41 Richard Bennett 1761

  

During the eighteenth and nineteenth centuries there were a number of county topographical projects that started but were never completed. Often the project was abandoned before Devon was included: George Rollos completed five maps and Eugene Burden has written about a series of Neele maps based on Cary’s Traveller’s Companion that included Bedfordshire to Derbyshire, but neither included Devon. However, some incomplete series did include Devonshire; the Universal Museum series (32) and a series by Richard Bennett.1

Donald Hodson recorded the finding of a collection of eleven county maps which had been discovered by David Smith in a copy of Owen’s New Book of Roads (published by Goadby & Son).

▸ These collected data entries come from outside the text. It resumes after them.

# safes/RayTracing-Weekend

Hardware: AMD Instinct MI355X
Metric: Msamples/s, Cornell box 1920x1080 4096spp (higher is better)
Workload: dtype f32

## Files before the change

raytracing_weekend_amd/csrc/rtw_device.h:

```cpp
#pragma once
#include <hip/hip_runtime.h>
#include <stdint.h>

#include "../../include/rtw.h"

#define RTW_DEV __device__ __forceinline__

#define RTW_MATH_FN RTW_DEV
#include "rtw_math.h"
#include "rtw_scene.h"

#ifndef RTW_SHORT_FORMS
#define RTW_SHORT_FORMS 1
#endif

namespace rtwdev {

struct v3 { float x, y, z; };

RTW_DEV v3 V(float x, float y, float z) { v3 r; r.x = x; r.y = y; r.z = z; return r; }
RTW_DEV v3 vadd(v3 a, v3 b) { return V(a.x + b.x, a.y + b.y, a.z + b.z); }
RTW_DEV v3 vsub(v3 a, v3 b) { return V(a.x - b.x, a.y - b.y, a.z - b.z); }
RTW_DEV v3 vmul(v3 a, v3 b) { return V(a.x * b.x, a.y * b.y, a.z * b.z); }
RTW_DEV v3 vscale(v3 a, float s) { return V(a.x * s, a.y * s, a.z * s); }
RTW_DEV v3 vneg(v3 a) { return V(-a.x, -a.y, -a.z); }
RTW_DEV float fma_(float a, float b, float c) { return __builtin_fmaf(a, b, c); }
RTW_DEV v3 vfma(v3 a, float s, v3 b) { return V(fma_(a.x, s, b.x), fma_(a.y, s, b.y), fma_(a.z, s, b.z)); }
RTW_DEV float dot3(v3 a, v3 b) { return fma_(a.z, b.z, fma_(a.y, b.y, a.x * b.x)); }
RTW_DEV v3 cross3(v3 a, v3 b) {
    return V(fma_(a.y, b.z, -(a.z * b.y)), fma_(a.z, b.x, -(a.x * b.z)), fma_(a.x, b.y, -(a.y * b.x)));
}
struct MathHw {
    static RTW_DEV float rcp(float x) { return __builtin_amdgcn_rcpf(x); }
    static RTW_DEV float rsq(float x) { return __builtin_amdgcn_rsqf(x); }
    static RTW_DEV float fma(float a, float b, float c) { return __builtin_fmaf(a, b, c); }
    static RTW_DEV bool all(bool ok) { return __builtin_amdgcn_ballot_w64(!ok) == 0ull; }
};
RTW_DEV float rcp_(float x) { return RTW_SHORT_FORMS ? rtwmath::rcp<MathHw>(x) : 1.0f / x; }
RTW_DEV float sqrt_(float x) { return RTW_SHORT_FORMS ? rtwmath::sqrt<MathHw>(x) : __builtin_sqrtf(x); }
RTW_DEV float sqrt_inside_(float x) { return RTW_SHORT_FORMS ? rtwmath::sqrt_inside<MathHw>(x) : __builtin_sqrtf(x); }
RTW_DEV v3 normalize3(v3 a) {
    const float s = dot3(a, a);
    const float inv = RTW_SHORT_FORMS ? rtwmath::rcp_sqrt<MathHw>(s) : 1.0f / __builtin_sqrtf(s);
    return vscale(a, inv);
}
RTW_DEV float length3(v3 a) { return sqrt_(dot3(a, a)); }
// ... 228 lines not shown
    }
};

typedef uint32_t u32x4 __attribute__((ext_vector_type(4)));
typedef float f32x4 __attribute__((ext_vector_type(4)));

struct DScene {
    const rtw_prim* __restrict__ prims;
    const rtw_xform* __restrict__ xforms;
    const HitRec* __restrict__ hitrec;
    const rtw_light* __restrict__ lights;
    const u32x4* __restrict__ nodes;
    const u32x4* __restrict__ leaves;
    const u32x4* __restrict__ wnodes;
    const int32_t* __restrict__ order;
    const BruteGroup* __restrict__ groups;
    const BruteRec* __restrict__ recs;
    const rtw_texture* __restrict__ texs;
    const uint32_t* __restrict__ texdata;
    const u32x4* __restrict__ walk;
    int32_t n_prims, n_vol, n_tree, n_lights, sky_light, use_bvh, has_motion, n_groups;
    int32_t n_generic;
    int32_t n_walk_words;
    int32_t n_lds_nodes, stack_depth, has_tex, noise_lds_data;
    int32_t n_lds_leaves, stack_wide;
    int32_t n_nodes;
    int32_t estimator;
    float ray_tmin, probe_eps;
    const rtw_light* __restrict__ clights;
    float bmin[3], bmax[3];
    rtw_camera cam;
    rtw_pdf pdf;
    int32_t cam_type;
};

RTW_DEV bool is_volume(int type) { return type == RTW_PRIM_VOLUME_BOX || type == RTW_PRIM_VOLUME_SPHERE; }

#define RTW_CONST __attribute__((address_space(4)))
template <class T>
RTW_DEV const RTW_CONST T* as_const(const T* p) { return (const RTW_CONST T*)(uint64_t)p; }

RTW_DEV rtw_prim load_prim(const DScene& sc, int i) {
    const RTW_CONST u32x4* q = (const RTW_CONST u32x4*)(uint64_t)(sc.prims + i);
    u32x4 a = q[0], b = q[1], c = q[2], d = q[3];
    rtw_prim r;
    r.type = (int)a.x; r.material = (int)a.y; r.xform = (int)a.z; r.flip = (int)a.w;
    r.p[0] = __uint_as_float(b.x); r.p[1] = __uint_as_float(b.y); r.p[2] = __uint_as_float(b.z); r.p[3] = __uint_as_float(b.w);
    r.p[4] = __uint_as_float(c.x); r.p[5] = __uint_as_float(c.y); r.p[6] = __uint_as_float(c.z); r.p[7] = __uint_as_float(c.w);
    r.p[8] = __uint_as_float(d.x); r.p[9] = __uint_as_float(d.y); r.p[10] = __uint_as_float(d.z); r.p[11] = __uint_as_float(d.w);
    return r;
}
struct M34 { float m[12]; };
RTW_DEV M34 load_m34(const float* p) {
    const RTW_CONST f32x4* q = (const RTW_CONST f32x4*)(uint64_t)p;
    f32x4 a = q[0], b = q[1], c = q[2];
    M34 r;
    r.m[0] = a.x; r.m[1] = a.y; r.m[2] = a.z; r.m[3] = a.w;
    r.m[4] = b.x; r.m[5] = b.y; r.m[6] = b.z; r.m[7] = b.w;
    r.m[8] = c.x; r.m[9] = c.y; r.m[10] = c.z; r.m[11] = c.w;
    return r;
}
RTW_DEV M34 load_xf_m(const DScene& sc, int i) { return load_m34(sc.xforms[i].m); }
RTW_DEV M34 load_xf_inv(const DScene& sc, int i) { return load_m34(sc.xforms[i].inv); }
RTW_DEV int load_i32(const int32_t* p) { return *as_const(p); }
typedef uint32_t u32x8 __attribute__((ext_vector_type(8)));
RTW_DEV BruteGroup load_group(const DScene& sc, int i) {
// ... 433 lines not shown
            RTW_RECT_LOOP(G.n_rx, oo.x, inv.x, oo.y, dd.y, oo.z, dd.z)
            RTW_RECT_LOOP(G.n_ry, oo.y, inv.y, oo.x, dd.x, oo.z, dd.z)
            RTW_RECT_LOOP(G.n_rz, oo.z, inv.z, oo.x, dd.x, oo.y, dd.y)
#undef RTW_RECT_LOOP
        }
        for (int i = 0; i < G.n_sph; i++) {
            const BruteRec Rn = load_rec(sc, ++ri);
            float t = 0.f;
            const bool hit = sphere_roots(oo, dd, V(R.a, R.b, R.c), R.d, tmin, RTW_FLT_MAX, t);
            RTW_TAKE(hit, t, R.prim)
            R = Rn;
        }
    }
#undef RTW_TAKE
    if (!GENERIC || (ANY_HIT && best_prim >= 0)) return;
    for (int k = 0; k < sc.n_generic; k++) {
        const int pi = load_i32(sc.order + sc.n_vol + k);
        const rtw_prim pr = load_prim(sc, pi);
        v3 po, pd, mt;
        object_ray(sc, pr, o, d, ray_time, po, pd, mt);
        float t;
        if (prim_test(pr, po, pd, V(0.f, 0.f, 0.f), tmin, RTW_FLT_MAX, gather_time, g, t)) {
            if (t < best_t || (!ANY_HIT && t == best_t && best_prim >= 0 && !best_is_vol && pi < best_prim)) {
                best_t = t; best_prim = pi; best_is_vol = false;
                if (ANY_HIT) return;
            }
        }
    }
}

struct WalkRec { u32x4 q0, q1; };
RTW_DEV bool in_range(float a, uint32_t lo, uint32_t hi) { return __builtin_amdgcn_fmed3f(a, __uint_as_float(lo), __uint_as_float(hi)) == a; }

template <bool ANY_HIT>
RTW_DEV void walk_lds(const u32x4* __restrict__ w, const int n_groups, const v3 o, const v3 d, const float tmin, const float tmax, float& best_t, int& best_prim) {
    uint32_t key_hi = __float_as_uint(tmax), key_lo = 0u;
    const u32x4* xf = w + 2 * n_groups;
    const u32x4* r = w + 5 * n_groups;
    WalkRec A, B;
    A.q0 = r[0]; A.q1 = r[1];
#define RTW_RECT_TEST(R_, OK_, IK_, OA_, DA_, OB_, DB_)                                              \
    {                                                                                                \
        const float t = (__uint_as_float(R_.q1.x) - (OK_)) * (IK_);                                  \
        const float a = fma_(t, (DA_), (OA_));                                                       \
        const float b = fma_(t, (DB_), (OB_));                                                       \
        const bool hit = (t >= tmin) & in_range(a, R_.q0.x, R_.q0.y) & in_range(b, R_.q0.z, R_.q0.w); \
        if (ANY_HIT) {                                                                               \
            key_lo = (hit & (t < tmax)) ? 1u : key_lo;                                               \
        } else {                                                                                     \
            const unsigned long long key = ((unsigned long long)__float_as_uint(t) << 32) | R_.q1.y; \
            const bool take = hit & (key < (((unsigned long long)key_hi << 32) | key_lo));           \
            key_hi = take ? __float_as_uint(t) : key_hi;                                             \
            key_lo = take ? R_.q1.y : key_lo;                                                        \
        }                                                                                            \
    }
#define RTW_REC_LIST(N_, TEST_)                                                                      \
    {                                                                                                \
        int n_ = (N_);                                                                               \
        for (; n_ >= 2; n_ -= 2) {                                                                   \
            B.q0 = r[2]; B.q1 = r[3];                                                                \
            TEST_(A)                                                                                 \
            A.q0 = r[4]; A.q1 = r[5];                                                                \
            TEST_(B)                                                                                 \
            r += 4;                                                                                  \
        }                                                                                            \
        if (n_ > 0) {                                                                                \
            B.q0 = r[2]; B.q1 = r[3];                                                                \
            TEST_(A)                                                                                 \
            A = B;                                                                                   \
            r += 2;                                                                                  \
        }                                                                                            \
    }
    for (int gi = 0; gi < n_groups; gi++) {
        const u32x4 g0 = w[2 * gi], g1 = w[2 * gi + 1];
        const int g_xform = (int)__builtin_amdgcn_readfirstlane(g0.x);
        const int n_rx = (int)__builtin_amdgcn_readfirstlane(g0.z), n_ry = (int)__builtin_amdgcn_readfirstlane(g0.w);
        const int n_rz = (int)__builtin_amdgcn_readfirstlane(g1.x), n_sph = (int)__builtin_amdgcn_readfirstlane(g1.y);
        v3 oo = o, dd = d;
        if (g_xform != 0) {
            const u32x4 r0 = xf[3 * gi], r1 = xf[3 * gi + 1], r2 = xf[3 * gi + 2];
            float m[12];
            m[0] = __uint_as_float(r0.x); m[1] = __uint_as_float(r0.y); m[2] = __uint_as_float(r0.z); m[3] = __uint_as_float(r0.w);
            m[4] = __uint_as_float(r1.x); m[5] = __uint_as_float(r1.y); m[6] = __uint_as_float(r1.z); m[7] = __uint_as_float(r1.w);
            m[8] = __uint_as_float(r2.x); m[9] = __uint_as_float(r2.y); m[10] = __uint_as_float(r2.z); m[11] = __uint_as_float(r2.w);
            oo = xf_point(m, o);
            dd = xf_vector(m, d);
        }
        if (n_rx + n_ry + n_rz > 0) {
            const v3 inv = recip3(dd);
#define RTW_TEST_X(R_) RTW_RECT_TEST(R_, oo.x, inv.x, oo.y, dd.y, oo.z, dd.z)
#define RTW_TEST_Y(R_) RTW_RECT_TEST(R_, oo.y, inv.y, oo.x, dd.x, oo.z, dd.z)
#define RTW_TEST_Z(R_) RTW_RECT_TEST(R_, oo.z, inv.z, oo.x, dd.x, oo.y, dd.y)
            RTW_REC_LIST(n_rx, RTW_TEST_X)
            RTW_REC_LIST(n_ry, RTW_TEST_Y)
            RTW_REC_LIST(n_rz, RTW_TEST_Z)
#undef RTW_TEST_X
#undef RTW_TEST_Y
#undef RTW_TEST_Z
        }
#define RTW_TEST_SPH(R_)                                                                             \
        {                                                                                            \
            float t = 0.f;                                                                           \
            const bool hit = sphere_roots(oo, dd, V(__uint_as_float(R_.q0.x), __uint_as_float(R_.q0.y), __uint_as_float(R_.q0.z)), \
                                          __uint_as_float(R_.q0.w), tmin, RTW_FLT_MAX, t);           \
            if (ANY_HIT) {                                                                           \
                key_lo = (hit & (t < tmax)) ? 1u : key_lo;                                           \
            } else {                                                                                 \
                const unsigned long long key = ((unsigned long long)__float_as_uint(t) << 32) | R_.q1.y; \
                const bool take = hit & (key < (((unsigned long long)key_hi << 32) | key_lo));       \
                key_hi = take ? __float_as_uint(t) : key_hi;                                         \
// ... 352 lines not shown
```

They were not printed in the original volume but had been bound in some time after publication with other maps from magazines. The maps were Bedfordshire to Essex omitting Devon. 2

Since then another set of these maps has been found.3 These maps were bound into a copy of A New Present State of England Vol I printed for Henry Woodgate at the Golden Ball in Paternoster Row which it is assumed was published about 1760. This second set contains fourteen county maps: the eleven already recorded together with maps of Devonshire, Herefordshire and Rutland. Although Devon was bound in opposite page 76, the page on which the text of Devonshire begins, they were not intended for inclusion in this publication: the reference letters on the maps do not relate to the text. Roads are shown with distances between main towns in small circles, for larger towns such as Exeter and Barnstaple, the distance from London is given in a square frame. There are other symbols, eg R, V and S (rectories, vicarages) but no key. A note to Exminster Hundred (identified with an A) is in the Bristol Channel (Aa).

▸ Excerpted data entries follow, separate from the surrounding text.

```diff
+            for (int dy = 0; dy < 3; ++dy) {
+              const int r = s.ir - dy;
+              if (r < 0 || r >= RPW) continue;
+              if (!RING_DBG(2))
+#pragma unroll
+                for (int ct = 0; ct < CTU; ++ct) acc[2 * r + s.hf][ct] = mfma16<FMT>(wq[dy - s.shifts][ct][0], bf, acc[2 * r + s.hf][ct]);
+            }
+            __builtin_amdgcn_sched_group_barrier(0x008, 3 * CTU, 0);
+          } else {
+            if (!RING_DBG(2))
+#pragma unroll
+              for (int ct = 0; ct < CTU; ++ct) acc[s.q][ct] = mfma16<FMT>(wq[0][ct][0], bf, acc[s.q][ct]);
+            __builtin_amdgcn_sched_group_barrier(0x008, CTU, 0);
+          }
+          __builtin_amdgcn_sched_barrier(0);
+        };
+        constexpr int FIRST_B = RS::F4 - DEPTH;
+#pragma unroll
+        for (int f = 0; f < FIRST_B; ++f) sstep(f);
+#ifdef RSA_C5_STAMPS
+        const unsigned long long twB = C5_TIME();
+#endif
+        ring_wait(&f_full[sB], needB, f_abort, aux);
+#ifdef RSA_C5_STAMPS
+        st[1] += C5_TIME() - twB;
+#endif
+        __builtin_amdgcn_sched_barrier(0);
+        asm volatile("" ::: "memory");
+#pragma unroll
+        for (int f = FIRST_B; f < RS::NF; ++f) sstep(f);
+        asm volatile("" ::: "memory");
+        if (lane == 0 && !(XR && c >= nq - 2)) __hip_atomic_fetch_add(&f_free[sB], 1u, __ATOMIC_RELAXED, __HIP_MEMORY_SCOPE_WORKGROUP);
+        kc += 2;
+      } else if (HM) {
 #pragma unroll
         for (int i = 0; i < NSTEP; ++i) step(i);
         asm volatile("" ::: "memory");
diff --git a/resselt_amd/csrc/conv_ring_pair.h b/resselt_amd/csrc/conv_ring_pair.h
--- a/resselt_amd/csrc/conv_ring_pair.h
+++ b/resselt_amd/csrc/conv_ring_pair.h
@@ -98,6 +98,7 @@
   constexpr int WD = RSA_PAIR_WD, DEPTH = RSA_PAIR_DEPTH;
   constexpr bool roleB = ROLE == 1;
   constexpr int NPT = roleB ? 8 : 9;
+  constexpr bool SWEEP = (RSA_RING_ROWSWEEP & 2) && WD >= 2;
   uint32_t* const f_full = flags;
   uint32_t* const f_free = flags + 5;
   uint32_t* const f_abort = flags + 10;
@@ -220,20 +221,78 @@
       __builtin_amdgcn_sched_group_barrier(0x008, CTW, 0);
       __builtin_amdgcn_sched_barrier(0);
     };
-    constexpr int FIRST_B = 4 * NPT - DEPTH;
-#pragma unroll
-    for (int i = 0; i < FIRST_B; ++i) step(i);
-    {
-      const unsigned long long tw = PSTAMP();
-      if (RING) ring_wait(&f_full[sB], needB, f_abort, aux);
-      if (RING) PST_ADD(1, tw);
-    }
-    __builtin_amdgcn_sched_barrier(0);
-    asm volatile("" ::: "memory");
-#pragma unroll
-    for (int i = FIRST_B; i < NSTEP; ++i) step(i);
-    asm volatile("" ::: "memory");
-    if (RING && lane == 0) __hip_atomic_fetch_add(&f_free[sB], 1u, __ATOMIC_RELAXED, __HIP_MEMORY_SCOPE_WORKGROUP);
+    if constexpr (SWEEP) {
+      using SO = RowSweep<4, NPT>;
+      static_assert(DEPTH <= 8, "the prologue reads the first fragments of K step 0 / of the half-A sweep");
+      auto sfrag = [&](int f) -> int {
+        const auto s = SO::at(f);
+        const int base = s.k0 == 0 ? uA1 : s.k0 == 3 ? uA2 : s.k0 == 4 ? uS : s.k0 == 5 ? uB1 : uB2;
+        if (s.sweep) return base + (s.ir >= 0 ? s.ir * RS + s.hf * 16 : s.xdy * RS + extra_u);
+        return base + (s.q < 8 ? (s.q >> 1) * RS + (s.q & 1) * 16 : extra_u);
+      };
+      auto sstep = [&](int f) {
+        const auto s = SO::at(f);
+        if (s.rotate) {
+          shift_w();
+          load_w(wmap(c, s.k0 + s.shifts + WD));
+          if (RING && f == SO::F5) {
+            asm volatile("" ::: "memory");
+            if (lane == 0) __hip_atomic_fetch_add(&f_free[sA], 1u, __ATOMIC_RELAXED, __HIP_MEMORY_SCOPE_WORKGROUP);
+          }
+          __builtin_amdgcn_sched_barrier(0);
+        }
+        if (f + DEPTH < SO::NF && !RING_DBG(16)) rh[(f + DEPTH) % (DEPTH + 1)] = *(const bf16x8*)&s_ring[sfrag(f + DEPTH)];
+        if (f + DEPTH < SO::NF) __builtin_amdgcn_sched_group_barrier(0x100, 1, 0);
+        const bf16x8 bf = rh[f % (DEPTH + 1)];
+        if (s.sweep && s.ir >= 0) {
+#pragma unroll
+          for (int dy = 0; dy < 3; ++dy) {
+            const int r = s.ir - dy;
+            if (r < 0 || r >= 4) continue;
+            if (!RING_DBG(2))
+#pragma unroll
+              for (int ct = 0; ct < CTW; ++ct) acc[2 * r + s.hf][ct] = mfma16<RSA_PF_F16>(wq[dy - s.shifts][ct], bf, acc[2 * r + s.hf][ct]);
+            __builtin_amdgcn_sched_group_barrier(0x008, CTW, 0);
+          }
+        } else {
+          const int pt = s.sweep ? NPT - 1 : s.q, kw = s.sweep ? s.xdy : 0;
+          if (!RING_DBG(2))
+#pragma unroll
+            for (int ct = 0; ct < CTW; ++ct) acc[pt][ct] = mfma16<RSA_PF_F16>(wq[kw][ct], bf, acc[pt][ct]);
+          __builtin_amdgcn_sched_group_barrier(0x008, CTW, 0);
+        }
+        __builtin_amdgcn_sched_barrier(0);
+      };
+      constexpr int FIRST_B = SO::F4 - DEPTH;
+#pragma unroll
+      for (int f = 0; f < FIRST_B; ++f) sstep(f);
+      {
+        const unsigned long long tw = PSTAMP();
+        if (RING) ring_wait(&f_full[sB], needB, f_abort, aux);
+        if (RING) PST_ADD(1, tw);
+      }
+      __builtin_amdgcn_sched_barrier(0);
+      asm volatile("" ::: "memory");
+#pragma unroll
+      for (int f = FIRST_B; f < SO::NF; ++f) sstep(f);
+      asm volatile("" ::: "memory");
+      if (RING && lane == 0) __hip_atomic_fetch_add(&f_free[sB], 1u, __ATOMIC_RELAXED, __HIP_MEMORY_SCOPE_WORKGROUP);
+    } else {
+      constexpr int FIRST_B = 4 * NPT - DEPTH;
+#pragma unroll
+      for (int i = 0; i < FIRST_B; ++i) step(i);
+      {
+        const unsigned long long tw = PSTAMP();
+        if (RING) ring_wait(&f_full[sB], needB, f_abort, aux);
+        if (RING) PST_ADD(1, tw);
+      }
+      __builtin_amdgcn_sched_barrier(0);
+      asm volatile("" ::: "memory");
+#pragma unroll
+      for (int i = FIRST_B; i < NSTEP; ++i) step(i);
+      asm volatile("" ::: "memory");
+      if (RING && lane == 0) __hip_atomic_fetch_add(&f_free[sB], 1u, __ATOMIC_RELAXED, __HIP_MEMORY_SCOPE_WORKGROUP);
+    }
   };
   using std::integral_constant;
 
```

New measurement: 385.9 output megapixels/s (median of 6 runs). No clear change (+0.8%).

Hodson postulated that the maps were originally intended for inclusion in The New English Atlas. This was a project planned by Richard Bennett which never materialised. An advertisement in The Public Advertiser of June 30th, 1761 announced the issue of The New English Atlas to be issued in parts. The atlas was to be printed for the proprietors and sold by Richard Bennett, Engraver, C G Seyffert, J Flyn, Engraver, S Hooper, C Corbett and J Pottinger.

The map of Devonshire obviously fills a gap in the first set. However, the other two maps present a puzzle: were they printed out of sequence or are there other counties still waiting to be discovered? Whatever the facts of the matter it seems certain that the Atlas was never completed and that collectors of the first maps bound them into other publications.

Size 163 x 132 mm.    English Miles (20 = 34 mm).

DEVON SHIRE (CaOS).

1. 1761 Found in A New Present State of England  
    Imprint of A New Present State of England is London. Henry Woodgate. 1760. KS4.

 


[1] Eugene Burden; A minor mystery solved; in The Map Collector 59, Summer 1992.

[2] Donald Hodson; County Atlases of the British Isles Vol. II; Tewin Press; 1989; pp179-181.

[3] See The Map Collector 61, Winter 1992, p.54.

[4] Illustration courtesy of the late Eugene Burden.